After 6 years of hitting my elbow on the hard, plastic torture device that Mazda calls a center console armrest, I
decided to take matters into my own hands. Some cheesy looking aftermarket pads exist and one very nice solution from
a company called Leather Lids
I'd rather make something myself than pay for a prefab cushion. I have no idea how close my solution is to any of the
aftermarket ones, but I'm pretty happy with it. Read on if you'd like to take care of your sore elbow problems.
Your shopping list:
Step 1: Cut your padding to fit.
- 1 baggy of NU-Foam or similar high density foam padding. You'll need a 11" x 5" pad to cover the armrest.
- 1 spare armrest / center console lid (optional).
- 2 square feet of leather in your choice of color. I'd recommend the light to medium weight (2 to 3 ounce).
- A staple gun loaded with 8mm+ staples.
- 1 spray can of 3M Super77 spray adhesive.
- Newspapers, tape measures, a screwdriver for prying staples.
As you can see from the picture, you need to cut it to about 11" x 5". I had plenty of foam, so I cut several
pads and used the best fitting one in the end. I suppose you could cut the leather to fit in this step too. I managed
to not photograph as much of the leather work as I did the padding. My 2 square feet of leather came from an ebay seller
by the name of "Dangerous Threads" who I highly recommend. You'll need about a 15 " x 9" rectangle of leather, but I'd
lay the lid over the leather and make sure that measurement is enough before actually cutting.

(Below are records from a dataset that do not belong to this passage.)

template <int COUT, int NCG0, int NCG1, int NWV, int TH, int WPS, int SHUF = 0, int CONF = 0, int HALF = 0, int MM = 0, int WF = 0>
static int launch_c24(C24Args& a, hipStream_t st) {
    constexpr int NZ = HALF ? 2 : SHUF == 0 ? 1 : SHUF == 24 ? 2 : 4;
    constexpr int NCG = NCG0 + NCG1, PS = NCG | 1;
    constexpr int LDS = c24_steps(NCG) * c24_nf(COUT, WF) * 1024 + (COUT == 48 ? 256 : 128) + (TH + 2) * C24_XW * PS * 16 +
                        (CONF ? 2 * (TH + 4) * (C24_XW + 2) * 4 + 18 * 16 * 4 + 64 : 0);
    static_assert(LDS <= 160 * 1024, "LDS budget");
    static bool attr_done[RV_MAX_DEVICES] = {};
    static int occ_dev[RV_MAX_DEVICES] = {};
    const int dev = rv_device();
    if (!attr_done[dev]) {
        RV_HIP(hipFuncSetAttribute(reinterpret_cast<const void*>(&conv24_kernel<COUT, NCG0, NCG1, NWV, TH, WPS, SHUF, CONF, HALF, MM, WF>),
                                   hipFuncAttributeMaxDynamicSharedMemorySize, LDS));
        int occ = 0;
        RV_HIP(hipOccupancyMaxActiveBlocksPerMultiprocessor(&occ, conv24_kernel<COUT, NCG0, NCG1, NWV, TH, WPS, SHUF, CONF, HALF, MM, WF>, NWV * 64, LDS));
        occ_dev[dev] = occ < 1 ? 1 : occ;
        attr_done[dev] = true;
    }
    a.tiles_x = rv_cdiv(a.w, C24_TW);
    a.tpm = a.tiles_x * rv_cdiv(a.h, TH);
    a.n_tiles = a.tpm * (MM ? a.batch : 1);
    int cap = (rv_stream_cus(st) * occ_dev[dev] / NZ) & ~7;
    if (cap < 8) cap = 8;
    a.grid = a.n_tiles < cap ? a.n_tiles : cap;
    hipLaunchKernelGGL((conv24_kernel<COUT, NCG0, NCG1, NWV, TH, WPS, SHUF, CONF, HALF, MM, WF>), dim3(a.grid, NZ), dim3(NWV * 64), LDS, st, a);
    RV_LAUNCH_CHECK();
    return 0;
}

extern "C" int refvsr_conv24_supported(int c0, int c1) {
    return (c0 == 24 && c1 == 0) || (c0 == 16 && c1 == 0) || (c0 == 8 && c1 == 24) || (c0 == 24 && c1 == 24);
}
extern "C" int refvsr_conv48_supported(int c0, int c1) {
    return (c0 == 48 && c1 == 0) || (c0 == 16 && c1 == 0) || (c0 == 48 && c1 == 48) || (c0 == 8 && c1 == 48);
}
extern "C" int refvsr_conv32_supported(int c0, int c1) { return (c0 == 32 && c1 == 0) || (c0 == 8 && c1 == 0); }

extern "C" int refvsr_conv24_blob_bytes(int c0, int c1) {
    if (!refvsr_conv24_supported(c0, c1)) return -1;
    return c24_steps((c0 + c1) / 8) * 3 * 1024 + 128;
}
extern "C" int refvsr_conv32_blob_bytes(int c0, int c1) {
    if (!refvsr_conv32_supported(c0, c1)) return -1;
    return c24_steps((c0 + c1) / 8) * 4 * 1024 + 128;
}
extern "C" int refvsr_conv48_blob_bytes(int c0, int c1) {
    if (!refvsr_conv48_supported(c0, c1)) return -1;
    if (c0 == 48 && c1 == 48) return 2 * (c24_steps(12) * 3 * 1024 + 128);
    return c24_steps((c0 + c1) / 8) * 6 * 1024 + 256;
}

extern "C" int refvsr_conv_shuffle2_supported(int c) { return c == 24 || c == 48; }
extern "C" int refvsr_conv_shuffle2_blob_bytes(int c) {
    if (!refvsr_conv_shuffle2_supported(c)) return -1;
    return (c == 24 ? 2 : 4) * (c24_steps(c / 8) * 6 * 1024 + 256);
}

extern "C" int refvsr_conv24_f16w_blob_bytes(int c0, int c1) {
    if (!refvsr_conv24_supported(c0, c1)) return -1;
    return c24_steps((c0 + c1) / 8) * c24_nf(24, 1) * 1024 + 128;
}
extern "C" int refvsr_conv32_f16w_blob_bytes(int c0, int c1) {
    if (!refvsr_conv32_supported(c0, c1)) return -1;
    return c24_steps((c0 + c1) / 8) * c24_nf(32, 1) * 1024 + 128;
}
extern "C" int refvsr_conv_shuffle2_f16w_blob_bytes(int c) {
    if (c != 24) return -1;
    return 2 * (c24_steps(c / 8) * c24_nf(48, 1) * 1024 + 256);
}

extern "C" int refvsr_conv24_kblock(int ncg, int s, int q) {
    if (c24_steps(ncg) == 0 || s < 0 || s >= c24_steps(ncg) || q < 0 || q > 3) return -2;
    return c24_kblock(ncg, s, q);
}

NU-Foam - great padding for this particular task.
I stumbled across this type of foam in a local craft store (Joanne Fabrics). It's surprisingly strong while remaining soft, flame retardant,
and best of all, it separates easily.
Step 2: Separate the 1" thick padding into something thinner.
This is why you should try to find NU-foam padding. 1" is a little too thick for padding on the armrest, so I wanted to cut
it in half. This NU-foam stuff separates evenly with very little effort. I made my padding about 2/3" thick.
Step 3: Round the leading edges.
I just cut a diagonal angle along each edge and rounded the corners. This allows the leather to make a little more
pleasing shape over the armrest than if the padding was left square shaped. And as you can see, I just
taped the padding in place to do this.
Step 4: Spray glue the padding to the cover.
You've got pretty much just one shot at getting the padding lined up with the top of the cover once the Super77
spray adhesive has been applied. Fly it over the cover very slowly and carefully, and start with one corner.
You can kinda see how the padding conforms to the rounded top of the armrest.
Steps 5-8: Cut the leather, staple an edge, and start stretching.
Sorry for the lack of pictures here, but you can kinda see what's going on. Cut the 2' x 1' piece of leather that you
purchased to fit the armrest. As previously mentioned, you'll end up with about a 15" x 9" piece of leather.
Then staple one edge to the
bottom of the lid. Then start stretching like you've never stretched before. I stapled one of the long sides first, then the 2nd long side. In retrospect,
it would have been easier to staple the front side (a short side) first and then do the longer sides and the back. The shot
above shows the two long sides with the excess leather already trimmed off. Spray adhesive helps hold the leather that
couple of seconds you need to get the staple gun into position to tack it down.
Step 9: Trim all excess leather.
Once you've got everything stapled in place as well as you like, trim off all the excess leather. The corners are
the most problematic areas. I cut them as flat as I could and left them. Leather doesn't fray. We'll see how
well it holds up over the next few years.
Front edge of the armrest
You can see the armrest completed and the leather all cut and stretched here. It's impressive how well leather stretches. You
want it to stretch as much as possible to keep the front and back sides from rubbing too much on the console once
the armrest is reinstalled.
Back edge of the armrest.
You can see a little wrinkling from the stretching here, but it's a bit more flat than it appears in the photo. The lid has
no problem opening or closing. Notice how smoothly the long edges blend while the short edges have a quick transition.
Step 10: Install armrest, admire work.
All of the screws should go in through any leather that might be covering the factory holes, as long as you didn't go
too crazy with the staples around these spots. I thought this shot showed some of the staple work pretty well and might
be helpful to others.
Installed padded leather armrest
You can see how nicely the armrest blends into the console. It looks like it belongs, not like an obvious aftermarket
stick-on pad, like so many vendors sell.
No more sore elbow.
It was quite easy to do this little mod. I've spent more time typing this webpage than I did stapling and stretching leather.
This was cheap too, with a total outlay of $15 including leather, padding, and staples. Cheap, looks nice, easy to do: the
trifecta of the perfect DIY Miata modification.